| Collected data |
----------

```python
def _is_flow_buffer(a, H, W):
    return (isinstance(a, np.ndarray) and a.dtype == np.float32 and a.shape == (H, W, 2)
            and a.flags.c_contiguous and a.flags.writeable)


OPTFLOW_USE_INITIAL_FLOW = 4
OPTFLOW_FARNEBACK_GAUSSIAN = 256

_FB_CACHE_MAX = 4
_fb_engines = OrderedDict()
_fb_lock = threading.Lock()


def _gray_arg(a, name):
    if not isinstance(a, np.ndarray) or a.dtype != np.uint8 or a.ndim != 2:
        raise ValueError(f"{name} must be a 2-D uint8 array (one grey frame)")
    return np.ascontiguousarray(a)


def calcOpticalFlowFarneback(prev, next, flow, pyr_scale, levels, winsize, iterations, poly_n, poly_sigma, flags,
                             device=0):
    prev = _gray_arg(prev, "prev")
    next = _gray_arg(next, "next")
    if prev.shape != next.shape:
        raise ValueError(f"prev {prev.shape} and next {next.shape} differ in shape")
    H, W = prev.shape
    out = flow if _is_flow_buffer(flow, H, W) else np.empty((H, W, 2), np.float32)
    key = (int(device), W, H, float(pyr_scale), int(levels), int(winsize), int(iterations), int(poly_n),
           float(poly_sigma), int(flags))
    with _fb_lock:
        eng = _fb_engines.get(key)
        if eng is None:
            eng = FlowEngine(W, H, FbParams(*key[3:]), max_batch=1, device=key[0])
            _fb_engines[key] = eng
            while len(_fb_engines) > _FB_CACHE_MAX:
                _fb_engines.popitem(last=False)[1].close()
        else:
            _fb_engines.move_to_end(key)
        eng.calc(prev, next, out)
    return out


def clear_farneback_cache():
    with _fb_lock:
        while _fb_engines:
            _fb_engines.popitem()[1].close()
```

Before: 18570 Mpixels/s.

## Overlap coarse pyramid level image and polyexp on a side stream

Gives each pyramid level its own I/R buffers so the level-image and polynomial-expansion work for coarse levels runs on a second stream while the main stream does level-0 polyexp and the coarse-to-fine flow iterations. Events make each level's solve wait for its front end. The aim is to hide front-end latency and fill idle CUs during small coarse-level kernels. The cost is extra memory, bounded by a 1.5x cap, plus event overhead, and the path is turned off when graphs are in use.

```diff
diff --git a/include/ofc.h b/include/ofc.h
--- a/include/ofc.h
+++ b/include/ofc.h
@@ -60,6 +60,7 @@
 int ofc_flow_calc_frames_dev_stats(ofc_flow_t *f, const uint8_t *frames_dev, int n_frames,
                                    float *flow_dev, double *uv_sum_dev);
 int ofc_flow_sync(ofc_flow_t *f);
+int ofc_flow_front_overlap(const ofc_flow_t *f, int *on);
 
 int ofc_flow_push_gray(ofc_flow_t *f, const uint8_t *gray, float *flow_out);
 
diff --git a/opticalflowclustering_amd/_lib.py b/opticalflowclustering_amd/_lib.py
--- a/opticalflowclustering_amd/_lib.py
+++ b/opticalflowclustering_amd/_lib.py
@@ -59,6 +59,7 @@
     "ofc_flow_calc_frames_dev": ([_vp, _vp, _i, _vp], _i),
     "ofc_flow_calc_frames_dev_stats": ([_vp, _vp, _i, _vp, _vp], _i),
     "ofc_flow_sync": ([_vp], _i),
+    "ofc_flow_front_overlap": ([_vp, _ip], _i),
     "ofc_flow_push_gray": ([_vp, _vp, _vp], _i),
     "ofc_flow_push_bgr": ([_vp, _vp, _vp, C.POINTER(_f), _vp], _i),
     "ofc_flow_last_vis_dev": ([_vp, C.POINTER(_vp)], _i),
diff --git a/opticalflowclustering_amd/csrc/ofc_api.cpp b/opticalflowclustering_amd/csrc/ofc_api.cpp
--- a/opticalflowclustering_amd/csrc/ofc_api.cpp
+++ b/opticalflowclustering_amd/csrc/ofc_api.cpp
@@ -215,6 +215,11 @@
     std::vector<LevelGeom> geom;
     hipStream_t stream = nullptr;
     DevBuf I, R, M, flowA, flowB, flowC;
+    bool front_overlap = false;
+    hipStream_t side = nullptr;
+    hipEvent_t fork = nullptr;
+    std::vector<hipEvent_t> ready;
+    std::vector<size_t> offI, offR;
     bool fused = true;
     bool fuse_level0 = true;
     bool fuse2 = false;
@@ -247,20 +252,35 @@
     const int npair = n_frames - 1;
     const int W = f->W, H = f->H;
     hipStream_t s = f->stream;
-    float *I = f->I.as<float>(), *R = f->R.as<float>();
     const int iters = f->prm.iterations;
     float *prevFlow = nullptr;
     int pw = 0, ph = 0;
+    auto front_end = [&](int k, hipStream_t st) -> int {
+        float *I = f->I.as<float>() + f->offI[k], *R = f->R.as<float>() + f->offR[k];
+        const LevelGeom &g = f->geom[k];
+        if (k == 0 && f->fuse_level0 && polyexp_u8_ok(W, H, g)) return launch_polyexp_u8(frames_dev, R, n_frames, W, H, f->pc, st);
+        OFC_TRY(launch_level_image(frames_dev, I, n_frames, W, H, g, st));
+        return launch_polyexp(I, R, n_frames, g.w, g.h, f->pc, 0, st);
+    };
+    if (f->front_overlap) {
+        OFC_HIP(hipEventRecord(f->fork, s));
+        OFC_HIP(hipStreamWaitEvent(f->side, f->fork, 0));
+        for (int k = f->levels; k >= 1; k--) {
+            OFC_TRY(front_end(k, f->side));
+            OFC_HIP(hipEventRecord(f->ready[k], f->side));
+        }
+        OFC_TRY(front_end(0, s));
+    }
     for (int k = f->levels; k >= 0; k--) {
         const LevelGeom &g = f->geom[k];
         const size_t P = (size_t)g.w * g.h;
         float *dst = (k == 0) ? flow_dev : (((f->levels - k) & 1) ? f->flowB.as<float>() : f->flowA.as<float>());
         float *tmp = f->flowC.as<float>();
-        if (k == 0 && f->fuse_level0 && polyexp_u8_ok(W, H, g)) {
-            OFC_TRY(launch_polyexp_u8(frames_dev, R, n_frames, W, H, f->pc, s));
-        } else {
-            OFC_TRY(launch_level_image(frames_dev, I, n_frames, W, H, g, s));
-            OFC_TRY(launch_polyexp(I, R, n_frames, g.w, g.h, f->pc, 0, s));
+        const float *R = f->R.as<float>() + f->offR[k];
+        if (!f->front_overlap) {
+            OFC_TRY(front_end(k, s));
+        } else if (k >= 1) {
+            OFC_HIP(hipStreamWaitEvent(s, f->ready[k], 0));
         }
         const size_t strideR = 5 * P;
         const float mul = (float)(1. / f->prm.pyr_scale);
@@ -386,7 +406,7 @@
     OFC_TRY(check_params(prm, W, H));
     OFC_REQUIRE(max_batch >= 1 && max_batch <= 4096, "max_batch out of range");
     OFC_REQUIRE((prm.winsize & 1) && prm.winsize >= 5, "winsize must be odd and >= 5");
-    std::unique_ptr<ofc_flow> f(new ofc_flow);
+    std::unique_ptr<ofc_flow, void (*)(ofc_flow_t *)> f(new ofc_flow, ofc_flow_destroy);
     f->device = device; f->W = W; f->H = H; f->max_batch = max_batch; f->prm = prm;
     f->levels = pyramid_levels(W, H, prm);
     for (int k = 0; k <= f->levels; k++) f->geom.push_back(level_geometry(W, H, prm, k));
@@ -414,8 +434,35 @@
     polyexp_setup(prm.poly_n, prm.poly_sigma, f->pc);
     OFC_HIP(hipStreamCreateWithFlags(&f->stream, hipStreamNonBlocking));
     const size_t P0 = (size_t)W * H, nb = (size_t)max_batch;
-    OFC_TRY(f->I.alloc(sizeof(float) * P0 * (nb + 1)));
-    OFC_TRY(f->R.alloc(sizeof(float) * 5 * P0 * (nb + 1)));
+    size_t nI = P0 * (nb + 1), nR = 5 * P0 * (nb + 1);
+    f->offI.assign(f->levels + 1, 0);
+    f->offR.assign(f->levels + 1, 0);
+    {
+        const bool u8_level0 = f->fuse_level0 && polyexp_u8_ok(W, H, f->geom[0]);
+        std::vector<size_t> oI(f->levels + 1, 0), oR(f->levels + 1, 0);
+        size_t sI = 0, sR = 0;
+        for (int k = 0; k <= f->levels; k++) {
+            const size_t Pk = (size_t)f->geom[k].w * f->geom[k].h;
+            oR[k] = sR;
+            sR += (5 * Pk * (nb + 1) + 63) & ~(size_t)63;
+            oI[k] = sI;
+            if (k > 0 || !u8_level0) sI += (Pk * (nb + 1) + 63) & ~(size_t)63;
+        }
+        const char *eo = getenv("OFC_FLOW_FRONT_OVERLAP");
+        f->front_overlap = !(eo && eo[0] == '0') && f->levels >= 1 && !f->use_graph && 2 * (sI + sR) <= 3 * (nI + nR);
+        if (f->front_overlap) {
+            f->offI = oI; f->offR = oR;
+            nI = sI; nR = sR;
+        }
+    }
+    if (f->front_overlap) {
+        OFC_HIP(hipStreamCreateWithFlags(&f->side, hipStreamNonBlocking));
+        OFC_HIP(hipEventCreateWithFlags(&f->fork, hipEventDisableTiming));
+        f->ready.assign(f->levels + 1, nullptr);
+        for (int k = 1; k <= f->levels; k++) OFC_HIP(hipEventCreateWithFlags(&f->ready[k], hipEventDisableTiming));
+    }
+    OFC_TRY(f->I.alloc(sizeof(float) * nI));
+    OFC_TRY(f->R.alloc(sizeof(float) * nR));
     if (f->fused) {
         OFC_TRY(f->flowC.alloc(sizeof(float) * 2 * P0 * nb));
     } else {
@@ -434,11 +481,14 @@
 void ofc_flow_destroy(ofc_flow_t *f)
 {
     if (!f) return;
-    (void)hipSetDevice(f->device);
-    if (f->stream) {
-        (void)hipStreamSynchronize(f->stream);
-        (void)hipStreamDestroy(f->stream);
-    }
+    if (f->stream) (void)hipSetDevice(f->device);
+    for (hipStream_t s : {f->stream, f->side})
+        if (s) (void)hipStreamSynchronize(s);
+    for (hipStream_t s : {f->stream, f->side})
+        if (s) (void)hipStreamDestroy(s);
+    if (f->fork) (void)hipEventDestroy(f->fork);
+    for (hipEvent_t e : f->ready)
+        if (e) (void)hipEventDestroy(e);
     for (auto &g : f->graphs) {
         if (g.exec) (void)hipGraphExecDestroy(g.exec);
         if (g.graph) (void)hipGraphDestroy(g.graph);
@@ -471,6 +521,13 @@
     OFC_REQUIRE(f, "null pointer");
     OFC_TRY(ensure_device(f->device));
     OFC_HIP(hipStreamSynchronize(f->stream));
+    return OFC_OK;
+}
+
+int ofc_flow_front_overlap(const ofc_flow_t *f, int *on)
+{
+    OFC_REQUIRE(f && on, "null pointer");
+    *on = f->front_overlap ? 1 : 0;
     return OFC_OK;
 }
 
diff --git a/opticalflowclustering_amd/flow.py b/opticalflowclustering_amd/flow.py
--- a/opticalflowclustering_amd/flow.py
+++ b/opticalflowclustering_amd/flow.py
@@ -51,6 +51,11 @@
 
     def sync(self):
         check(load().ofc_flow_sync(self._h))
+
+    def front_overlap(self):
+        on = C.c_int(-1)
+        check(load().ofc_flow_front_overlap(self._h, C.byref(on)))
+        return bool(on.value)
 
     def close(self):
         if getattr(self, "_h", None):
```

Measured after the change: 19050 Mpixels/s, median of 6. 2.6% higher.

----------

| YOUR INSTRUCTIONS |
Copy out all lines from the records where the word "shape" appears.

| OUTPUT |
    return (isinstance(a, np.ndarray) and a.dtype == np.float32 and a.shape == (H, W, 2)
    if prev.shape != next.shape:
        raise ValueError(f"prev {prev.shape} and next {next.shape} differ in shape")
    H, W = prev.shape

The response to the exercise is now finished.